Während Außenministerin Annalena Baerbock am Dienstag, 16. Mai, in Berlin die Ostsee als „Schatz für grüne Energie“ bezeichnete, berichtete Philipp Schwemmer vom FTZ auf dem Meeresumwelt-Symposium des Bundesamtes für Seeschifffahrt und Hydrographie in Hamburg von weiteren Gefahren für die Vogelpopulationen.

Und zwar nicht nur für Standvögel. So untersuchten die Kieler Wissenschaftler auch die Reaktionen von Großen Brachvögeln und Meeresgänsen auf Windräder während ihres Vogelzuges aus dem Wattenmeer nach Nordwestrussland. Die zugehörige Studie soll demnächst in der Fachzeitschrift „Journal of Environmental Management“ erscheinen.

Für diese fingen die Forscher 143 Brachvögel, 30 Ringelgänse und 87 Nonnengänse ein und versahen sie mit kleinen Sendern.
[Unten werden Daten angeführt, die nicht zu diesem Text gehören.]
# datasciencetoolkit/NextGP.jl

Measured on AMD Instinct MI355X. Metric: gibbs_iterations_per_sec, higher is better.
Workload: dtype f64; 1 GPU; single-trait Gibbs sweep, N=50000 individuals x P=600000 SNPs, marker sets BayesPR(200000) + BayesPR(200000) + BayesPR(200000), fp32 panel in HBM (BASELINE.json configs[3]: multi-breed random regression = three BayesPR marker sets of 200,000 SNPs); N=50000, P=600000, chains=1, panel_dtype=f32, accumulate_dtype=f64

## Files before the change

### nextgp.jl_amd/csrc/ngp_sweep.h

```cpp
#pragma once
#include <cstddef>
#include <type_traits>
#include "ngp_sweep_args.h"

#ifndef NGP_ROWS_DPP
#define NGP_ROWS_DPP 1
#endif

#pragma clang fp contract(off)

namespace ngp {


#define NGP_DBG_FOLD                                                     \
    unsigned long long *const dbg = DBG ? A.dbg : nullptr;               \
    const int dbg_mode = DBG ? A.dbg_mode : 0;                           \
    (void)dbg; (void)dbg_mode;
#define NGP_DBG_LOCALS                                                   \
    unsigned long long *const dbg = A.dbg;                               \
    const int dbg_mode = A.dbg_mode;                                     \
    (void)dbg; (void)dbg_mode;
#define NGP_DBG_ROWS NGP_DBG_FOLD

__device__ inline unsigned ld_u32(const unsigned *p) { return __hip_atomic_load(p, __ATOMIC_RELAXED, __HIP_MEMORY_SCOPE_AGENT); }
// ... 1051 lines not shown
                        red[(par * NGP_ROWS_NW + wv) * NGP_BLK + lane] = acc;
                        asm volatile("" ::: "memory");
                        if (lane == 0) __hip_atomic_fetch_add((lds_int_t *)(par ? gcnt1 : gcnt0), 1, __ATOMIC_RELAXED, __HIP_MEMORY_SCOPE_WORKGROUP);
                        try_signal(false);
                        const char *tq = ring + (size_t)wrap(base + tslot) * NGP_QS + c * 128;
#pragma unroll
                        for (int jj = 0; jj < 8; jj++) keep[d][hh][jj] = *(const float4 *)(tq + jj * 16);
                    }
                    if (wv == NGP_ROWS_PUBW && u < nb) {
                        const int *gc = par ? gcnt1 : gcnt0;
                        for (unsigned sp = 0; lds_flag_ld(gc) < NGP_ROWS_NW; ++sp) {
                            if ((sp & 255u) == 255u && (lds_flag_ld(sflag) == 0 || sp > (NGP_SPIN_LIMIT << 4))) {
                                if (lane == 0) *sflag = 0;
                                break;
                            }
                            __builtin_amdgcn_s_sleep(0);
                        }
                        asm volatile("" ::: "memory");
                        if (lane == 0) lds_flag_st(par ? gcnt0 : gcnt1, 0);
                        publish(u, hh, par);
                    }
                    if (pollw) {
                        int ok = 1;
                        if (!have_dnext) {
                            ok = wait_dlt_granules_all(A.dltg, A.nonce, pa, lane, A.abort_w, 1u, pg0, pg1) ? 1 : 0;
                            if (!ok && lane == 0) *sflag = 0;
                        }
                        if (ok) dl[((u + 1) & 1) * NGP_DLS + lane] = dlt_granules_value(pg0, pg1);
                    }
                    if (wv == NGP_ROWS_POLLW && hh == V - 1 && pa + 1 >= 0 && u + 2 < nb + DT) {
                        const unsigned long long *gp = A.dltg + ((size_t)((pa + 1) % NGP_RING) * NGP_BLK + lane) * 2;
                        pg0 = ld_u64(gp);
                        pg1 = ld_u64(gp + 1);
                    }
                    try_signal(DT < 4 || (A.knob & 16));
                    wg_barrier();
                    if (!*sflag) return;
                    base = wrap(base + NQ);
                }
            }
        }
        try_signal(true);
    }
    __syncthreads();
    for (int i = tid; i < V * R; i += NGP_WG) yg[i] = ys[(i / R) * RP + (i % R)];
}

template <bool DBG>
__device__ __attribute__((always_inline)) inline void role_reducer(const SweepArgs &A, const int g, char *smem, const int wv0 = 0,
                                                                   const int nwv = NGP_WG / 64) {
    NGP_DBG_LOCALS
    const int tid = threadIdx.x, wv = tid >> 6, lane = tid & 63;
    const int nb = A.t1 - A.t0;
    if (A.near + 1 + g >= A.D) return;
    const double fxs = A.scal->fx_scale;
    for (int u = wv - wv0; u < nb; u += nwv) {
        const int slot = u % NGP_RING;
        for (int d = A.near + 1 + g; d < A.D; d += A.NG) {
            const int a = u - d;
            if (a < 0) continue;
            double gr[NGP_BLK];
            load_rows_pair(A.gramx + ((size_t)(A.t0 + u) * A.D + d) * (NGP_BLK * NGP_BLK), lane, gr);
            unsigned long long q0, q1;
            {
                const unsigned long long *gp = A.dltg + ((size_t)(a % NGP_RING) * NGP_BLK + lane) * 2;
                q0 = ld_u64(gp);
                q1 = ld_u64(gp + 1);
            }
            if (!(dbg_mode == 3 || dbg_mode == 4 || dbg_mode == 6) && !wait_dlt_granules_all(A.dltg, A.nonce, a, lane, A.abort_w, 4u, q0, q1)) return;
            const double dreg = dlt_granules_value(q0, q1);
            double *ldw = (double *)smem + (size_t)wv * NGP_BLK;
            ldw[lane] = dreg;
            typedef const __attribute__((address_space(3))) double *lds_cdp;
            const lds_cdp dk = (lds_cdp)ldw;
            double s0 = 0.0, s1 = 0.0, s2 = 0.0, s3 = 0.0;
#pragma unroll
            for (int kk = 0; kk < NGP_BLK; kk += 16) {
                double dv[16];
#pragma unroll
                for (int i = 0; i < 16; i++) dv[i] = dk[kk + i];
#pragma unroll
                for (int i = 0; i < 16; i += 4) {
                    s0 = __builtin_fma(gr[kk + i + 0], dv[i + 0], s0);
                    s1 = __builtin_fma(gr[kk + i + 1], dv[i + 1], s1);
                    s2 = __builtin_fma(gr[kk + i + 2], dv[i + 2], s2);
                    s3 = __builtin_fma(gr[kk + i + 3], dv[i + 3], s3);
                }
                asm volatile("" : "+v"(s0), "+v"(s1), "+v"(s2), "+v"(s3));
            }
            const double v = (s0 + s1) + (s2 + s3);
            acc_add(A.acc, A.abort_w, slot, d, lane, -v, fxs);
            if (dbg && g == 0 && lane == 0) dbg[NGP_DBG_RED + 2 * (size_t)u + 1] = wall_clock64();
        }
    }
}

struct CoefRegs {
    double bo, cc, ww, st, gd;
    unsigned tf;
};
__device__ inline CoefRegs load_coef(const SweepArgs &A, long long k) {
    CoefRegs c;
    c.bo = A.beta[k];
    c.cc = A.c[k];
    c.ww = A.w[k];
    c.st = A.q[k];
    c.gd = A.mpm[k];
    c.tf = A.lin_all ? 1u : (A.blin ? A.blin[k >> 6] : 0u);
    return c;
}
__device__ __attribute__((always_inline)) inline unsigned acc_terms(const SweepArgs &A, const int u) {
    const int nfar = max(0, min(A.D - 1, u) - A.near);
    return (unsigned)(A.S + nfar);
}
__device__ __attribute__((always_inline)) inline unsigned long long acc_load(const SweepArgs &A, const int u, const int j) {
    const unsigned long long *ap = A.acc + (size_t)(u % NGP_RING) * NGP_FX_COPIES * NGP_BLK + j;
    unsigned long long qv[NGP_FX_COPIES];
#pragma unroll
    for (int c = 0; c < NGP_FX_COPIES; c++) qv[c] = ld_u64(ap + (size_t)c * NGP_BLK);
    unsigned long long q = qv[0];
#pragma unroll
    for (int c = 1; c < NGP_FX_COPIES; c++) q += qv[c];
    return q;
}
__device__ __attribute__((always_inline)) inline bool acc_complete(const unsigned long long q, const unsigned terms) {
    return __ballot((unsigned)(q & ((1ull << NGP_FX_CNT_BITS) - 1ull)) == terms) == ~0ull;
}
__device__ __attribute__((always_inline)) inline double acc_take(const SweepArgs &A, const int u, const int j, const unsigned long long q, const double fxi) {
    unsigned long long *ap = A.acc + (size_t)(u % NGP_RING) * NGP_FX_COPIES * NGP_BLK + j;
#pragma unroll
    for (int c = 0; c < NGP_FX_COPIES; c++) st_u64(ap + (size_t)c * NGP_BLK, 0ull);
    return fx_to_f64((long long)q >> NGP_FX_CNT_BITS) * fxi;
}
template <bool DBG, bool NGBIG = false>
__device__ __attribute__((always_inline)) inline bool fetch_group_sums(const SweepArgs &A, int u, int j, double *tot_out) {
    NGP_DBG_LOCALS
    const unsigned terms = acc_terms(A, u);
    const double fxi = A.scal->fx_inv;
    for (unsigned spins = 0;; ++spins) {
        const unsigned long long q = acc_load(A, u, j);
        if (dbg_mode == 2 || acc_complete(q, terms)) {
            *tot_out = acc_take(A, u, j, q, fxi);
            return true;
        }
        if ((spins & 7u) == 7u && ld_u32(A.abort_w) != 0u) return false;
        if (spins > (NGP_SPIN_LIMIT >> 3)) {
            st_u32(A.abort_w, 3u);
            return false;
        }
        __builtin_amdgcn_s_sleep(2);
    }
}

template <bool DBG>
__device__ __attribute__((always_inline)) inline void publish_block(const SweepArgs &A, int up, int j, const double *hist, const double *outb, const int *outi,
                                     const int *smeth, const double *ssdf) {
    NGP_DBG_LOCALS
    const int pbuf = up & 1;
    (void)hist;
    const long long k = (long long)(A.t0 + up) * NGP_BLK + j;
    const int si = A.setof[k];
    const double chik = A.chi[k];
    const int vbi = A.vbidx[k];
    st_f64(&A.dlt[(size_t)(up % NGP_RING) * NGP_BLK + j], hist[(up % NGP_RING) * NGP_BLK + j]);
    drain_vm();
    if (j == 0) st_u32(A.flag_dlt, (unsigned)(up + 1));
    if (dbg && j == 0) dbg[4 * (size_t)up + 2] = wall_clock64();
    const double bn = outb[pbuf * NGP_BLK + j];
    const int isave = outi[pbuf * NGP_BLK + j];
    A.beta[k] = bn;
    A.delta[k] = (uint8_t)isave;
    const int meth = (si >= 0) ? smeth[si] : -1;
    if (meth == 1) {
        double vb = 0.0;
        if (isave) {
            double tt = ssdf[si];
            double b2 = bn * bn;
            tt = tt + b2;
            vb = tt / chik;
            atomicAdd(&A.sets[si].nloci, 1);
        }
        A.varBeta[vbi] = vb;
    } else if (meth == 2) {
        if (isave) atomicAdd(&A.sets[si].nloci, 1);
    } else if (meth == 3) {
        atomicAdd(&A.sets[si].ncls[isave - 1], 1);
    }
}

struct RWide { double dmine; int c; };
__device__ __attribute__((noinline)) RWide rform_search_wide(const double *rcls, const size_t Ppad, const size_t col, const int j, const int Kk,
                                                             const double qv, const double av, const double tv, const double uv,
                                                             const double hs_k, const double rhs_k, const double bo_k) {
    const bool on = j < Kk;
    double q2 = qv, a2 = av, t2 = tv, u2 = uv;
    if (j >= NGP_RLDS && on) {
        const double *gp = rcls + (size_t)j * Ppad + col;
        const size_t gstr = (size_t)NGP_RMAX * Ppad;
        q2 = gp[0]; a2 = gp[gstr]; t2 = gp[2 * gstr]; u2 = gp[3 * gstr];
    }
    const double Lv = (q2 == 0.0) ? a2 : __builtin_fma(hs_k, q2, a2);
    RWide out;
    out.dmine = (q2 != 0.0) ? __builtin_fma(rhs_k, q2, t2) - bo_k : -bo_k;
    double m = readlane_d(Lv, 0);
#pragma unroll 1
    for (int v = 1; v < Kk; v++) {
        const double Lu = readlane_d(Lv, v);
        m = (Lu > m) ? Lu : m;
    }
    const double ev = on ? det_exp(Lv - m) : 0.0;
    double S = 0.0;
#pragma unroll 1
    for (int v = 0; v < Kk; v++) S = S + readlane_d(ev, v);
    int c = Kk - 1;
    double cum = 0.0;
#pragma unroll 1
    for (int v = 0; v < Kk; v++) {
        cum = cum + readlane_d(ev, v);
        const double thr = readlane_d(u2, v) * S;
        if (cum >= thr) { c = v; break; }
    }
    out.c = c;
    return out;
}
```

Sechs Jahre lang lieferten die GPS-Geräte Bewegungsdaten. Die Aufzeichnungen ergaben, dass etwa 70 Prozent der Brachvögel vor den Turbinen aufstiegen oder ihren Kurs änderten und so den Anlagen auswichen.

„Dies ist zunächst eine gute Nachricht, weil somit ein Großteil der Tiere offenbar Kollisionen vermeidet“, erklärte Schwemmer. Er fügte aber hinzu: „Circa 30 Prozent der Brachvögel durchqueren Windparks ohne Reaktion.“ Das berge ein Risiko für die Tiere. Der Große Brachvogel zählt zu den im Bestand bedrohten Arten.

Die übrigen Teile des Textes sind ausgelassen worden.